Take two aspirin and an algorithm and call me in the morning.

This note from the American Medical Association nicely summarizes the recent approval of certification in Clinical Informatics by the American Board of Medical Specialties. It represent the closest encounter between clinical training and librarianship to date. We'll see what it portends for relative compensation.

2011-09-08

Weighty searches

Billions of Google searches may seem to be evanescent, ephemeral, electronic abstractions but this article suggests that they leave a weighty, grimy residue. The company’s electrical consumption (mostly the data centers) is said to create a carbon footprint of one million five hundred thousand tons in a single year. That is possibly much less than the footprint left by the car/bus trips and phone calls that have been made unnecessary by web searches. But it does suggest that search engines that will be better (i.e provide the sought for answer in fewer searches) will also be greener, even without more efficient computational hardware.

2011-07-22

The unbearable effectiveness of data

Researchers in artificial intelligence (AI) of the 1980’s, librarians and aficionados of the Semantic Web have a shared faith: The unique value of human-designed knowledge structures whether they be taxonomies, ontologies or metadata. These knowledge representations are seen as providing important leverage in information retrieval, knowledge discovery, and decision-support. In this context, I was recently reminded by Alal Eran of an article by researchers at Google about the value of BIG data. These researchers (one of whom wrote a wonderful book on Common Lisp—Paradigms of Artificial Intelligence Programming: Case Studies in Common Lisp—widely appreciated by the AI community, which includes applications for expert systems) describe how statistical methods applied to trillion-word corpora can automatically support the aforementioned information tasks without requiring human annotation/categorization. It may be that the combination of human-derived annotations (whether crowd-sourced from the web or carefully curated in the monasteries of the ivory tower) can be used synergistically with the purely statistic-learning methods, but that has yet to be convincingly demonstrated. Until then, those of us working on genomic research will see how far we can get just with data, particularly those obtained in the course of healthcare.

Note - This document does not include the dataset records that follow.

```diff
+    if (nTiles) hipLaunchKernelGGL(tierCountKernel, dim3(nTiles), dim3(SCAN_BLOCK), 0, st, (const uint8_t *) dTierOf.as<uint8_t>(), N, dTierPart.as<uint64_t>(), nTiles);
+    if (exclusiveScanU64(st, dTierPart.as<uint64_t>(), dTierPart.as<uint64_t>(), (size_t) N_TIERS * (nTiles + 1), dTmp.p, tmpBytes)) { setError("plasship_assemble: scan failed"); return PLASSHIP_ERR_DEVICE; }
+    {
+        TierLists tl;
+        tl.list[0] = dSmallList.as<uint32_t>(); tl.list[1] = dMid32List.as<uint32_t>(); tl.list[2] = dMidList.as<uint32_t>(); tl.list[3] = dBigList.as<uint32_t>();
+        tl.list[TIER_NARROW] = dNarrowList.as<uint32_t>();
+        if (nTiles) hipLaunchKernelGGL(tierListKernel, dim3(nTiles), dim3(SCAN_BLOCK), 0, st, (const uint8_t *) dTierOf.as<uint8_t>(), N, (const uint64_t *) dTierPart.as<uint64_t>(), nTiles, tl);
+    }
     if (exclusiveScanU64(st, dBytes.as<uint64_t>(), dArenaOff.as<uint64_t>(), N, dTmp.p, tmpBytes)) { setError("plasship_assemble: scan failed"); return PLASSHIP_ERR_DEVICE; }
     uint64_t arenaBytes = 0, aaArenaBytes = 0;
-    uint64_t totA = 0, totB = 0;
+    uint64_t rowStart[N_TIERS + 1] = {};
     if (guided) PH_CHECK(hipMemcpyAsync(&aaArenaBytes, dAaArenaOff.as<uint64_t>() + N, 8, hipMemcpyDeviceToHost, st));
     PH_CHECK(hipMemcpyAsync(&arenaBytes, dArenaOff.as<uint64_t>() + N, 8, hipMemcpyDeviceToHost, st));
-    PH_CHECK(hipMemcpyAsync(&totA, dPosA.as<uint64_t>() + N, 8, hipMemcpyDeviceToHost, st));
-    PH_CHECK(hipMemcpyAsync(&totB, dPosB.as<uint64_t>() + N, 8, hipMemcpyDeviceToHost, st));
+    PH_CHECK(hipMemcpy2DAsync(rowStart, 8, dTierPart.p, (size_t) (nTiles + 1) * 8, 8, N_TIERS + 1, hipMemcpyDeviceToHost, st));
     PH_CHECK(plasship::streamSync(st));
-    const uint32_t cnts[4] = {(uint32_t) totA, (uint32_t) (totA >> 32), (uint32_t) totB, (uint32_t) (totB >> 32)};
+    uint32_t cnts[N_TIERS];
+    for (int t = 0; t < N_TIERS; t++) cnts[t] = (uint32_t) (rowStart[t + 1] - rowStart[t]);
     if (dArena.alloc(arenaBytes + 64) != hipSuccess || (guided && dAaArena.alloc(aaArenaBytes + 64) != hipSuccess)) {
         size_t fr = 0, tt = 0; (void) hipMemGetInfo(&fr, &tt);
         setError("plasship_assemble: out of device memory for the extension arena (" + std::to_string(arenaBytes) + " bytes; device free " + std::to_string(fr) + " of " + std::to_string(tt) + ")"); return PLASSHIP_ERR_DEVICE;
@@ -1867,6 +1920,7 @@
     a.ownLaneMin = 6;
     a.stats = dStats.as<unsigned long long>();
     a.smallList = dSmallList.as<uint32_t>(); a.nSmall = cnts[0];
+    a.narrowList = dNarrowList.as<uint32_t>(); a.nNarrow = cnts[TIER_NARROW];
     a.mid32List = dMid32List.as<uint32_t>(); a.nMid32 = cnts[1];
     a.midList = dMidList.as<uint32_t>(); a.nMid = cnts[2];
     a.bigList = dBigList.as<uint32_t>(); a.nBig = cnts[3];
@@ -1939,6 +1993,7 @@
     } else {
     const dim3 g16(std::min<uint32_t>((a.nSmall + 15) / 16, (uint32_t) ctx->numCU * 5u)), g64(std::min<uint32_t>((a.nMid + 3) / 4, (uint32_t) ctx->numCU * 4u));
     PH_CHECK(hipEventRecord(ctx->ev[2], st));
+    if (a.nNarrow) hipLaunchKernelGGL((assembleGroupKernel<8, ASM8_WPE>), dim3(std::min<uint32_t>((a.nNarrow + 31) / 32, (uint32_t) ctx->numCU * ASM8_WPE)), dim3(256), 0, st, a);
     if (a.nSmall) hipLaunchKernelGGL((assembleGroupKernel<16, 5>), g16, dim3(256), 0, st, a);
     PH_CHECK(hipEventRecord(ctx->ev[3], st));
     PH_CHECK(hipEventRecord(ctx->ev[4], st));
@@ -1947,7 +2002,8 @@
     PH_CHECK(hipEventRecord(ctx->ev[5], st));
     PH_CHECK(hipEventRecord(ctx->ev[6], st));
     DevBuf dDbgRounds, dDbgCycles;
-    const bool hist = asmHistOn() && a.nBig;
+    const bool hist = asmHistOn();
+    const uint32_t tierQ[5] = {a.nNarrow, a.nSmall, a.nMid32, a.nMid, a.nBig};
     if (hist) {
         if (dDbgRounds.alloc(((size_t) N + 1) * 4) != hipSuccess || dDbgCycles.alloc(((size_t) N + 1) * 4) != hipSuccess) { setError("plasship_assemble: out of device memory"); return PLASSHIP_ERR_DEVICE; }
         PH_CHECK(hipMemsetAsync(dDbgRounds.p, 0, ((size_t) N + 1) * 4, st));
@@ -1971,7 +2027,7 @@
         hipLaunchKernelGGL(assembleBigKernel, gBig, dim3(256), 0, st, o);
     } else if (a.nBig) hipLaunchKernelGGL(assembleBigKernel, gBig, dim3(256), 0, st, a);
     PH_CHECK(hipEventRecord(ctx->ev[7], st));
-    if (hist) { const int rcH = asmHistRecord(st, N, a.qoff, a.bigList, a.nBig, a.dbgRounds, a.dbgCycles, onChip ? qCap : 64); if (rcH) return rcH; }
+    if (hist) { const int rcH = asmHistRecord(st, N, a.qoff, a.bigList, a.nBig, a.dbgRounds, a.dbgCycles, onChip ? qCap : 64, tierQ); if (rcH) return rcH; }
     }
     PH_TRACE(st, "assemble: extension kernels");
     plasship_seqdb *o = nullptr, *oAa = nullptr;
diff --git a/plass_amd/csrc/device_utils.hpp b/plass_amd/csrc/device_utils.hpp
--- a/plass_amd/csrc/device_utils.hpp
+++ b/plass_amd/csrc/device_utils.hpp
@@ -15,19 +15,24 @@
     const uint32_t lo = dppMov<CTRL>((uint32_t) v), hi = dppMov<CTRL>((uint32_t) (v >> 32));
     return ((unsigned long long) hi << 32) | lo;
 }
-__device__ __forceinline__ int rowSum16(int v) {
+template <int W> __device__ __forceinline__ int rowSum(int v) {
+    static_assert(W == 8 || W == 16, "a row of 16 lanes or half of one");
     v += (int) dppMov<0xB1>((uint32_t) v); v += (int) dppMov<0x4E>((uint32_t) v);
-    v += (int) dppMov<0x141>((uint32_t) v); v += (int) dppMov<0x140>((uint32_t) v);
+    v += (int) dppMov<0x141>((uint32_t) v);
+    if (W == 16) v += (int) dppMov<0x140>((uint32_t) v);
     return v;
 }
-__device__ __forceinline__ unsigned long long rowMax16(unsigned long long v) {
+template <int W> __device__ __forceinline__ unsigned long long rowMax(unsigned long long v) {
+    static_assert(W == 8 || W == 16, "a row of 16 lanes or half of one");
     unsigned long long o;
     o = dppMov64<0xB1>(v); v = o > v ? o : v;
     o = dppMov64<0x4E>(v); v = o > v ? o : v;
     o = dppMov64<0x141>(v); v = o > v ? o : v;
-    o = dppMov64<0x140>(v); v = o > v ? o : v;
+    if (W == 16) { o = dppMov64<0x140>(v); v = o > v ? o : v; }
     return v;
 }
+__device__ __forceinline__ int rowSum16(int v) { return rowSum<16>(v); }
+__device__ __forceinline__ unsigned long long rowMax16(unsigned long long v) { return rowMax<16>(v); }
 __device__ __forceinline__ uint32_t rowMin16U32(uint32_t v) {
     uint32_t o;
     o = dppMov<0xB1>(v); v = o < v ? o : v;
@@ -48,6 +53,12 @@
 template <> struct RowCountLess<0> { static __device__ __forceinline__ uint32_t run(uint32_t, uint32_t) { return 0u; } };
 __device__ __forceinline__ uint32_t rowCountLess16(uint32_t other, uint32_t mine, bool includeUnrotated) {
     return RowCountLess<15>::run(other, mine) + ((includeUnrotated && other < mine) ? 1u : 0u);
+}
+
+__device__ __forceinline__ uint32_t rowCountLess8(uint32_t mine) {
+    const uint32_t far = dppMov<0x141>(mine);
+    return ((dppMov<0x39>(mine) < mine) ? 1u : 0u) + ((dppMov<0x4E>(mine) < mine) ? 1u : 0u) + ((dppMov<0x93>(mine) < mine) ? 1u : 0u) +
+           ((far < mine) ? 1u : 0u) + ((dppMov<0x39>(far) < mine) ? 1u : 0u) + ((dppMov<0x4E>(far) < mine) ? 1u : 0u) + ((dppMov<0x93>(far) < mine) ? 1u : 0u);
 }
 
 __device__ __forceinline__ int waveReduceSum(int v) {
```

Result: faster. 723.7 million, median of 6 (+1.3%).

For those of us in libraries and those of us who are librarians, there is now an active debate that has yet to achieve resolution on what value there is in human annotations and metadata. If there is value, at what cost? And if it is cost-effective, how do we demonstrate the efficacy? Our Universities' leaders will be interested in the answers and so will our colleagues at Google.

2011-03-08

Let the games begin!

Do you think that you can create the new software app that will revolutionize healthcare? Do you agree that substitutability will allow us all to innovate healthcare practice? As detailed on the challenge.gov website, there is now a very short term opportunity to "walk the talk" for a modest prize and immodest glory.

2011-03-03

Neat or scruffy?

Is your desk topped by the monumental accreta of your work or does it retain it's pure sheen of Scandinavian simplicity? It turns out that the dichotomy between the "Neats" and the "Scruffies" cuts across several broad swathes of the human condition. Among these are the archane arts of taxonomization and representation so well known to librarians, botanists, and engineers working on electronic health record interoperability. On the latter topic, the President's Council of Advisors on Science and Technology, (PCAST) report has issued a report on how health information technology will or will not be effectively used to improve healthcare. Given the work we are pursuing on substitutability, our own Ben Adida shared a perspective on the report.